Repeat the data below exactly, with every entry included.

________________

+__device__ __forceinline__ f32x4 tail_mma(u32x4 a, u32x4 b, f32x4 c) {
+  return __builtin_amdgcn_mfma_f32_16x16x32_f16(__builtin_bit_cast(f16x8_t, a), __builtin_bit_cast(f16x8_t, b), c, 0, 0, 0);
+}
+
+template <int NF, int DEPTH, int PASSES>
+__global__ __launch_bounds__(TAIL_THREADS, 2) void ln_heads_kernel(const TailArgs p) {
+  extern __shared__ __attribute__((aligned(16))) char smem[];
+  const int lane = threadIdx.x & 63;
+  const int wave = __builtin_amdgcn_readfirstlane(threadIdx.x >> 6);
+  const bool normalises = wave < 4;
+  const int n_pieces = p.D >> 2, k_steps = tail_k_steps(p.D);
+  const int row_bytes = k_steps * 128 + 16;
+  const int64_t stride = gridDim.x;
+  int64_t tile = blockIdx.x;
+
+  const int pw = wave & 3;
+  TailRow slot[TAIL_SLOTS];
+  float gn[4][4], sh[4][4];
+  auto request = [&](TailRow& r, int64_t row) {
+    row = row < p.M ? row : p.M - 1;
+    const float* yr = p.y + row * p.ldy;
+    const char* rr = p.res + row * p.ldr * 4;
+#pragma unroll
+    for (int i = 0; i < 4; ++i) {
+        const int e = min(lane + 64 * i, n_pieces - 1) * 4;
+        load4(yr + e, r.v[i]);
+        const char* s = rr + (e & ~31) * 4 + (e & 31) * 2;
+        r.h[i] = *reinterpret_cast<const u32x2*>(s);
+        r.l[i] = *reinterpret_cast<const u32x2*>(s + 64);
+      }
+  };
+  auto normalise = [&](const TailRow& r, int lds_row) {
+    float s = 0.f;
+#pragma unroll
+    for (int i = 0; i < 4; ++i)
+      if (lane + 64 * i < n_pieces) s += (r.v[i][0] + r.v[i][1]) + (r.v[i][2] + r.v[i][3]);
+    const float inv_d = 1.0f / p.D;
+    const float mean = wave_sum(s) * inv_d;
+    float q = 0.f;
+#pragma unroll
+    for (int i = 0; i < 4; ++i)
+      if (lane + 64 * i < n_pieces) {
+#pragma unroll
+        for (int j = 0; j < 4; ++j) {
+          const float d = r.v[i][j] - mean;
+          q = fmaf(d, d, q);
+        }
+      }
+    const float rstd = rsqrtf(wave_sum(q) * inv_d + p.eps);
+    char* lrow = smem + lds_row * row_bytes;
+#pragma unroll
+    for (int i = 0; i < 4; ++i) {
+      const int e = (lane + 64 * i) * 4;
+      if (lane + 64 * i < n_pieces) {
+        float o[4];
+#pragma unroll
+        for (int j = 0; j < 4; ++j) {
+          float t = (r.v[i][j] - mean) * rstd;
+          if (p.gain) t *= gn[i][j];
+          if (p.shift) t += sh[i][j];
+          o[j] = t;
+        }
+        auto half = [](uint32_t w, int hi) { return (float)__builtin_bit_cast(_Float16, (uint16_t)(hi ? w >> 16 : w & 0xffffu)); };
+        const uint32_t hw[2] = {r.h[i].x, r.h[i].y}, lw[2] = {r.l[i].x, r.l[i].y};
+#pragma unroll
+        for (int j = 0; j < 4; ++j) o[j] += half(hw[j >> 1], j & 1) + half(lw[j >> 1], j & 1);
+        uint32_t h0, h1, l0, l1;
+        split_pair_f16(o[0], o[1], h0, l0);
+        split_pair_f16(o[2], o[3], h1, l1);
+        const bool odd = (lane & 1) != 0;
+        auto swap1 = [](uint32_t x) { return (uint32_t)__builtin_amdgcn_update_dpp(0, (int)x, 0xB1, 0xf, 0xf, true); };
+        const uint32_t r0 = swap1(odd ? h0 : l0), r1 = swap1(odd ? h1 : l1);
+        const int e8 = e & ~7;
+        char* d = lrow + (e8 & ~31) * 4 + (e8 & 31) * 2 + (odd ? 64 : 0);
+        *reinterpret_cast<u32x4*>(d) = odd ? u32x4{r0, r1, l0, l1} : u32x4{h0, h1, r0, r1};
+      }
+    }
+  };
+
+  const int cw = wave & 3, rf = cw & 1, nh = cw >> 1;
+  const int i16 = lane & 15, g = lane >> 4;
+  constexpr int NFT = 2 * NF * PASSES;
+  u32x4 bh[DEPTH][NF], bl[DEPTH][NF];
+  float bias_r[NF][4];
+  const int ld_cols = (p.n_cols + 3) & ~3;
+  static_assert(TAIL_RING % DEPTH == 0, "a ring slot must meet the same K-steps in every pass");
+  int fetch_k = 0, fetch_pass = 0;
+  auto fetch_w = [&](int d) {
+    const u32x4* src = p.w + ((int64_t)(fetch_k * NFT + (nh * PASSES + fetch_pass) * NF) * 2) * 64 + lane;
+#pragma unroll
+    for (int f = 0; f < NF; ++f) {
+      bh[d][f] = src[(2 * f) * 64];
+      bl[d][f] = src[(2 * f + 1) * 64];
+    }
+    const bool wrap = fetch_k + 1 == k_steps;
+    fetch_k = wrap ? 0 : fetch_k + 1;
+    if (PASSES > 1) fetch_pass = !wrap ? fetch_pass : fetch_pass + 1 == PASSES ? 0 : fetch_pass + 1;
+  };
+  auto bias_of = [&](int fbase, int f, float (&b)[4]) {
+    const int col = (fbase + f) * 16 + 4 * g;
+#pragma unroll
+    for (int t = 0; t < 4; ++t) b[t] = (p.bias != nullptr && col + t < p.n_cols) ? p.bias[col + t] : 0.f;
+  };
+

________________

— ANSWER SPACE —
+__device__ __forceinline__ f32x4 tail_mma(u32x4 a, u32x4 b, f32x4 c) {
+  return __builtin_amdgcn_mfma_f32_16x16x32_f16(__builtin_bit_cast(f16x8_t, a), __builtin_bit_cast(f16x8_t, b), c, 0, 0, 0);
+}
+
+template <int NF, int DEPTH, int PASSES>
+__global__ __launch_bounds__(TAIL_THREADS, 2) void ln_heads_kernel(const TailArgs p) {
+  extern __shared__ __attribute__((aligned(16))) char smem[];
+  const int lane = threadIdx.x & 63;
+  const int wave = __builtin_amdgcn_readfirstlane(threadIdx.x >> 6);
+  const bool normalises = wave < 4;
+  const int n_pieces = p.D >> 2, k_steps = tail_k_steps(p.D);
+  const int row_bytes = k_steps * 128 + 16;
+  const int64_t stride = gridDim.x;
+  int64_t tile = blockIdx.x;
+
+  const int pw = wave & 3;
+  TailRow slot[TAIL_SLOTS];
+  float gn[4][4], sh[4][4];
+  auto request = [&](TailRow& r, int64_t row) {
+    row = row < p.M ? row : p.M - 1;
+    const float* yr = p.y + row * p.ldy;
+    const char* rr = p.res + row * p.ldr * 4;
+#pragma unroll
+    for (int i = 0; i < 4; ++i) {
+        const int e = min(lane + 64 * i, n_pieces - 1) * 4;
+        load4(yr + e, r.v[i]);
+        const char* s = rr + (e & ~31) * 4 + (e & 31) * 2;
+        r.h[i] = *reinterpret_cast<const u32x2*>(s);
+        r.l[i] = *reinterpret_cast<const u32x2*>(s + 64);
+      }
+  };
+  auto normalise = [&](const TailRow& r, int lds_row) {
+    float s = 0.f;
+#pragma unroll
+    for (int i = 0; i < 4; ++i)
+      if (lane + 64 * i < n_pieces) s += (r.v[i][0] + r.v[i][1]) + (r.v[i][2] + r.v[i][3]);
+    const float inv_d = 1.0f / p.D;
+    const float mean = wave_sum(s) * inv_d;
+    float q = 0.f;
+#pragma unroll
+    for (int i = 0; i < 4; ++i)
+      if (lane + 64 * i < n_pieces) {
+#pragma unroll
+        for (int j = 0; j < 4; ++j) {
+          const float d = r.v[i][j] - mean;
+          q = fmaf(d, d, q);
+        }
+      }
+    const float rstd = rsqrtf(wave_sum(q) * inv_d + p.eps);
+    char* lrow = smem + lds_row * row_bytes;
+#pragma unroll
+    for (int i = 0; i < 4; ++i) {
+      const int e = (lane + 64 * i) * 4;
+      if (lane + 64 * i < n_pieces) {
+        float o[4];
+#pragma unroll
+        for (int j = 0; j < 4; ++j) {
+          float t = (r.v[i][j] - mean) * rstd;
+          if (p.gain) t *= gn[i][j];
+          if (p.shift) t += sh[i][j];
+          o[j] = t;
+        }
+        auto half = [](uint32_t w, int hi) { return (float)__builtin_bit_cast(_Float16, (uint16_t)(hi ? w >> 16 : w & 0xffffu)); };
+        const uint32_t hw[2] = {r.h[i].x, r.h[i].y}, lw[2] = {r.l[i].x, r.l[i].y};
+#pragma unroll
+        for (int j = 0; j < 4; ++j) o[j] += half(hw[j >> 1], j & 1) + half(lw[j >> 1], j & 1);
+        uint32_t h0, h1, l0, l1;
+        split_pair_f16(o[0], o[1], h0, l0);
+        split_pair_f16(o[2], o[3], h1, l1);
+        const bool odd = (lane & 1) != 0;
+        auto swap1 = [](uint32_t x) { return (uint32_t)__builtin_amdgcn_update_dpp(0, (int)x, 0xB1, 0xf, 0xf, true); };
+        const uint32_t r0 = swap1(odd ? h0 : l0), r1 = swap1(odd ? h1 : l1);
+        const int e8 = e & ~7;
+        char* d = lrow + (e8 & ~31) * 4 + (e8 & 31) * 2 + (odd ? 64 : 0);
+        *reinterpret_cast<u32x4*>(d) = odd ? u32x4{r0, r1, l0, l1} : u32x4{h0, h1, r0, r1};
+      }
+    }
+  };
+
+  const int cw = wave & 3, rf = cw & 1, nh = cw >> 1;
+  const int i16 = lane & 15, g = lane >> 4;
+  constexpr int NFT = 2 * NF * PASSES;
+  u32x4 bh[DEPTH][NF], bl[DEPTH][NF];
+  float bias_r[NF][4];
+  const int ld_cols = (p.n_cols + 3) & ~3;
+  static_assert(TAIL_RING % DEPTH == 0, "a ring slot must meet the same K-steps in every pass");
+  int fetch_k = 0, fetch_pass = 0;
+  auto fetch_w = [&](int d) {
+    const u32x4* src = p.w + ((int64_t)(fetch_k * NFT + (nh * PASSES + fetch_pass) * NF) * 2) * 64 + lane;
+#pragma unroll
+    for (int f = 0; f < NF; ++f) {
+      bh[d][f] = src[(2 * f) * 64];
+      bl[d][f] = src[(2 * f + 1) * 64];
+    }
+    const bool wrap = fetch_k + 1 == k_steps;
+    fetch_k = wrap ? 0 : fetch_k + 1;
+    if (PASSES > 1) fetch_pass = !wrap ? fetch_pass : fetch_pass + 1 == PASSES ? 0 : fetch_pass + 1;
+  };
+  auto bias_of = [&](int fbase, int f, float (&b)[4]) {
+    const int col = (fbase + f) * 16 + 4 * g;
+#pragma unroll
+    for (int t = 0; t < 4; ++t) b[t] = (p.bias != nullptr && col + t < p.n_cols) ? p.bias[col + t] : 0.f;
+  };
+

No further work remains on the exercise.